======== Exercise materials ========

bool igsfa_affine(const FNode& fn, Aff& A2, bool nofold) {
    const int d = fn.in_dim, k = fn.ig_k, q = fn.ig_pca.out;
    if (nofold) return false;
    int E = 0, id_off = -1;
    for (const ExpFunc& f : fn.funcs) {
        if (f.kind == E_IDENTITY && f.used(d) == d && id_off < 0) id_off = E;
        E += f.out_dim(d);
    }
    if (id_off < 0 || fn.ig_sfa.in != E || fn.ig_sfa.out != k) return false;
    const Aff &S = fn.ig_sfa, &Lr = fn.ig_lr, &Pc = fn.ig_pca;
    std::vector<double> cs(k), Wsl((size_t)E * d, 0.0), cl(d, 0.0);
    for (int j = 0; j < k; ++j) {
        double v = S.b[j];
        for (int e = 0; e < E; ++e) v -= S.a[e] * S.W[(size_t)e * k + j];
        cs[j] = v;
    }
    if (fn.ig_has_lr) {
        for (int e = 0; e < E; ++e)
            for (int j = 0; j < k; ++j) {
                const double w = S.W[(size_t)e * k + j];
                if (w == 0.0) continue;
                for (int c = 0; c < d; ++c) Wsl[(size_t)e * d + c] += w * Lr.W[(size_t)j * d + c];
            }
        for (int c = 0; c < d; ++c) {
            double v = Lr.b[c];
            for (int j = 0; j < k; ++j) v += (cs[j] - Lr.a[j]) * Lr.W[(size_t)j * d + c];
            cl[c] = v;
        }
    }
    A2 = Aff();
    A2.in = E;
    A2.out = k + q;
    A2.a.assign(E, 0.0);
    A2.W.assign((size_t)E * (k + q), 0.0);
    A2.b.assign(k + q, 0.0);
    for (int e = 0; e < E; ++e) {
        for (int j = 0; j < k; ++j) A2.W[(size_t)e * (k + q) + j] = S.W[(size_t)e * k + j];
        for (int c = 0; c < d; ++c) {
            const double m = ((e == id_off + c) ? 1.0 : 0.0) - Wsl[(size_t)e * d + c];
            if (m == 0.0) continue;
            for (int j = 0; j < q; ++j) A2.W[(size_t)e * (k + q) + k + j] += m * Pc.W[(size_t)c * q + j];
        }
    }
    for (int j = 0; j < k; ++j) A2.b[j] = cs[j];
    for (int j = 0; j < q; ++j) {
        double v = Pc.b[j];
        for (int c = 0; c < d; ++c) v += (-cl[c] - Pc.a[c]) * Pc.W[(size_t)c * q + j];
        A2.b[k + j] = v;
    }
    return true;
}

void fold_igsfa(FNode& fn, bool nofold) {
    const int d = fn.in_dim;
    Aff A2;
    if (d > 16 * kMaxMT || !igsfa_affine(fn, A2, nofold)) return;
    Aff A1;
    A1.in = A1.out = d;
    A1.a = fn.ig_mean;
    A1.a.resize(d, 0.0);
    A1.W.assign((size_t)d * d, 0.0);
    for (int c = 0; c < d; ++c) A1.W[(size_t)c * d + c] = 1.0;
    A1.b.assign(d, 0.0);
    fn.A1 = std::move(A1);
    fn.A2 = std::move(A2);
    fn.is_ig = false;
}

bool canon(const ChainT& c, int in_off, FNode& fn, std::string& why, const FusedOptions& opt) {
    fn.in_off = in_off;
    fn.in_dim = c.in_dim;
    fn.out_dim = c.out_dim;
    for (const TNode* l : c.seq)
        if (l->kind == K_IGSFA) {
            if (c.seq.size() != 1) { why = "iGSFA node combined with other nodes in one chain"; return false; }
            if (l->sfa->out_dim != l->aux) { why = "iGSFA node whose sfa_node has more outputs than it preserves"; return false; }
            if (l->in_dim > 128 || l->out_dim > 16 * kMaxMT) { why = "iGSFA node with more than 128 inputs or 64 outputs"; return false; }
            fn.is_ig = true;
            fn.ig_k = (int)l->aux;
            fn.ig_mean = l->x_mean;
            fn.ig_sfa = aff_of(*l->sfa);
            for (int r = 0; r < fn.ig_sfa.in; ++r)
                for (int cc = 0; cc < fn.ig_sfa.out; ++cc) fn.ig_sfa.W[(size_t)r * fn.ig_sfa.out + cc] *= l->magn[cc];
            {
                for (int cc = 0; cc < fn.ig_sfa.out; ++cc) fn.ig_sfa.b[cc] *= l->magn[cc];
            }
            fn.ig_has_lr = (bool)l->lr;
            if (l->lr) fn.ig_lr = aff_of(*l->lr);
            fn.ig_pca = aff_of(*l->pca);
            if (l->exp_node) {
                for (const ExpFunc& f : l->exp_node->funcs)
                    if (f.kind > E_SIGNED_POW) { why = "expansion with cross-column products (QT / pair products)"; return false; }
                fn.funcs = l->exp_node->funcs;
            } else {
                fn.funcs = {ExpFunc{E_IDENTITY, 0, 0, 1.0}};
            }
            fn.has_exp = true;
            fold_igsfa(fn, opt.ig_nofold);
            return true;
        }
    int phase = 0;
    auto head = [](Aff& a, int keep) {
        Aff r;
        r.in = a.in;
        r.out = keep;
        r.a = a.a;
        r.W.resize((size_t)a.in * keep);
        for (int i = 0; i < a.in; ++i)
            for (int o = 0; o < keep; ++o) r.W[(size_t)i * keep + o] = a.W[(size_t)i * a.out + o];
        r.b.assign(a.b.begin(), a.b.begin() + keep);
        a = std::move(r);
    };
    for (const TNode* l : c.seq) {
        if (l->kind == K_AFFINE) {
            if (phase == 0) { fn.A1 = aff_of(*l); phase = 1; }
            else if (phase == 1) fn.A1 = fold(fn.A1, aff_of(*l));
            else if (phase == 2) { fn.A2 = aff_of(*l); phase = 3; }
            else fn.A2 = fold(fn.A2, aff_of(*l));
        } else if (l->kind == K_HEAD) {
            if (phase == 1) head(fn.A1, (int)l->out_dim);
            else if (phase == 3) head(fn.A2, (int)l->out_dim);
            else { why = "HeadNode that does not follow an affine node"; return false; }
        } else if (l->kind == K_CUTOFF) {
            if (phase != 2 || fn.has_clip) { why = "CutoffNode anywhere but between the expansion and the second affine"; return false; }
            fn.has_clip = true;
            fn.clip_lo = l->lo;
            fn.clip_hi = l->hi;
        } else {
            if (phase != 1) { why = "node chain is not [affine][expansion][affine]"; return false; }
            for (const ExpFunc& f : l->funcs)
                if (f.kind > E_SIGNED_POW) fn.has_prod = true;
            fn.funcs = l->funcs;
            fn.has_exp = true;
            phase = 2;
        }
    }
    if (phase == 0) { why = "layer node without an affine part"; return false; }
    if (phase == 2) { why = "node chain ends in an expansion"; return false; }
    if (fn.A1.out > 16 * kMaxMT || (fn.has_exp && fn.A2.out > 16 * kMaxMT)) {
        why = "affine with more than 64 outputs";
        return false;
    }
    return true;
}

}

bool build_stages(const TNode& root, std::vector<FStage>& stages, std::string& why, const FusedOptions& opt) {
    std::vector<int32_t> pending;
    bool have_pending = false;
    std::vector<ChainT> group;
    int frame_w = root.in_dim;

    auto close_group = [&]() -> bool {
        if (group.empty()) return true;
        FStage st;
        int in_w = 0;
        for (auto& c : group) in_w += c.in_dim;
        if (have_pending) {
            if ((int)pending.size() != in_w) { why = "internal: connection count"; return false; }
            st.conn = pending;
        } else {
            if (in_w != frame_w) { why = "internal: frame width"; return false; }
            st.conn.resize(in_w);
            for (int i = 0; i < in_w; ++i) st.conn[i] = i;
        }
        int off = 0;
        for (auto& c : group) {
            FNode fn;
            if (!canon(c, off, fn, why, opt)) return false;
            off += c.in_dim;
            st.out_w += fn.out_dim;
            st.nodes.push_back(std::move(fn));
        }
        frame_w = st.out_w;
        stages.push_back(std::move(st));
        group.clear();
        pending.clear();
        have_pending = false;
        return true;
    };

    for (auto& cp : root.ch) {
        const TNode& c = *cp;
        if (c.kind == K_SWITCHBOARD) {
            if (!close_group()) return false;
            if (have_pending) {
                std::vector<int32_t> comp(c.conn.size());
                for (size_t i = 0; i < c.conn.size(); ++i) comp[i] = pending[c.conn[i]];
                pending.swap(comp);
            } else {
                pending = c.conn;
                have_pending = true;
            }
            continue;
        }
        if (c.kind == K_IDENTITY) continue;
        std::vector<ChainT> chains;
        if (!to_chains(c, chains, why)) return false;
        bool merged = false;
        if (!group.empty() && group.size() == chains.size()) {
            merged = true;
            for (size_t k = 0; k < chains.size(); ++k)
                if (group[k].out_dim != chains[k].in_dim) { merged = false; break; }
            if (merged)
                for (size_t k = 0; k < chains.size() && merged; ++k) {
                    int n_exp = 0, n_ig = 0;
                    for (auto* l : group[k].seq) { n_exp += l->kind == K_EXPANSION; n_ig += l->kind == K_IGSFA; }
                    for (auto* l : chains[k].seq) { n_exp += l->kind == K_EXPANSION; n_ig += l->kind == K_IGSFA; }
                    if (n_exp > 1 || n_ig > 0) merged = false;
                }
            if (merged)
                for (size_t k = 0; k < chains.size(); ++k) {
                    group[k].out_dim = chains[k].out_dim;
                    for (auto* l : chains[k].seq) group[k].seq.push_back(l);
                }
        }
        if (!merged) {
            if (!close_group()) return false;
            group = std::move(chains);
        }
    }
    if (!close_group()) return false;
    if (have_pending) { why = "flow ends in a switchboard"; return false; }
    if (stages.empty()) { why = "no layer in the flow"; return false; }
    return true;
}

std::vector<int> hoist_first_affines(std::vector<FStage>& fs, const FusedOptions& opt) {
    (void)opt;
    std::vector<int> parents;
    auto ordinary = [](const FStage& st) {
        for (auto& n : st.nodes)
            if (n.is_ig || n.has_prod || n.has_clip || !n.has_exp) return false;
        return true;
    };
    auto rem_tile = [](int d) {
        const int r = d - 16 * ((d + 15) / 16 - 1);
        return r >= 1 && r <= 4;
    };
    for (size_t l = 1; l + 1 < fs.size(); ++l) {
        FStage& ch = fs[l];
        FStage& pa = fs[l + 1];
        if (!ordinary(ch) || !ordinary(pa)) continue;
        const int nc = (int)ch.nodes.size(), np = (int)pa.nodes.size();
        std::vector<int> owner, col0(nc, 0);
        for (int ci = 0; ci < nc; ++ci) {
            col0[ci] = (int)owner.size();
            owner.insert(owner.end(), ch.nodes[ci].out_dim, ci);
        }
        std::vector<int> reads(owner.size(), 0), parent_of(nc, -1);
        std::vector<std::vector<int>> kids(np);
        bool ok = true;
        int p_max = 0;
        for (int pj = 0; pj < np && ok; ++pj) {
            const FNode& pn = pa.nodes[pj];
            p_max = std::max(p_max, pn.A1.out);
            if (pn.A1.in != pn.in_dim || !pn.sum_bias.empty()) ok = false;
            for (int c = 0; c < pn.in_dim && ok; ++c) {
                const int pc = pa.conn[pn.in_off + c];
                if (pc < 0 || pc >= (int)owner.size() || ++reads[pc] > 1) { ok = false; break; }
                const int ci = owner[pc];
                if (parent_of[ci] < 0) {
                    parent_of[ci] = pj;
                    kids[pj].push_back(ci);
                } else if (parent_of[ci] != pj) {
                    ok = false;
                }
            }
            if (kids[pj].empty() || kids[pj].size() > 8) ok = false;
        }
        for (int r : reads) ok = ok && r == 1;
        for (int ci = 0; ci < nc && ok; ++ci) {
            if (parent_of[ci] < 0) { ok = false; break; }
            const FNode& cn = ch.nodes[ci];
            if (cn.A2.out != cn.out_dim || pa.nodes[parent_of[ci]].A1.out > cn.A2.out) ok = false;
        }
        if (!ok || rem_tile(p_max)) continue;

        for (int pj = 0; pj < np; ++pj) {
            FNode& pn = pa.nodes[pj];
            const int P = pn.A1.out;
            pn.sum_bias = pn.A1.b;
            pn.kids = kids[pj];
            std::vector<std::vector<double>> Wf(nc);
            for (int ci : kids[pj]) Wf[ci].assign((size_t)ch.nodes[ci].A2.in * P, 0.0);
            for (int c = 0; c < pn.in_dim; ++c) {
                const int pc = pa.conn[pn.in_off + c], ci = owner[pc], k = pc - col0[ci];
                const Aff& A2 = ch.nodes[ci].A2;
                const double* w1 = &pn.A1.W[(size_t)c * P];
                const double d = A2.b[k] - pn.A1.a[c];
                for (int o = 0; o < P; ++o) pn.sum_bias[o] += d * w1[o];
                std::vector<double>& W = Wf[ci];
                for (int e = 0; e < A2.in; ++e) {
                    const double w2 = A2.W[(size_t)e * A2.out + k];
                    if (w2 == 0.0) continue;
                    for (int o = 0; o < P; ++o) W[(size_t)e * P + o] += w2 * w1[o];
                }
            }
            for (int ci : kids[pj]) {
                FNode& cn = ch.nodes[ci];
                for (int e = 0; e < cn.A2.in; ++e) {
                    const double a = cn.A2.a[e];
                    if (a == 0.0) continue;
                    for (int o = 0; o < P; ++o) pn.sum_bias[o] -= a * Wf[ci][(size_t)e * P + o];
                }
                Aff f;
                f.in = cn.A2.in;
                f.out = P;
                f.a.assign(f.in, 0.0);
                f.W = std::move(Wf[ci]);
                f.b.assign(P, 0.0);
                cn.A2 = std::move(f);
                cn.out_dim = P;
            }
            pn.A1.a.clear();
            pn.A1.W.clear();
            pn.A1.b.clear();
        }
        ch.out_w = 0;
        for (auto& cn : ch.nodes) ch.out_w += cn.out_dim;
        pa.sum_in = true;
        parents.push_back((int)l + 1);
    }
    return parents;
}

namespace {

inline int q_of_row(int i) { return 4 * (i & 3) + (i >> 2); }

========

§ Task item: Lines in the records above that carry the word "keep" are to be located and copied.

§ Response below:
    auto head = [](Aff& a, int keep) {
        r.out = keep;
        r.W.resize((size_t)a.in * keep);
            for (int o = 0; o < keep; ++o) r.W[(size_t)i * keep + o] = a.W[(size_t)i * a.out + o];
        r.b.assign(a.b.begin(), a.b.begin() + keep);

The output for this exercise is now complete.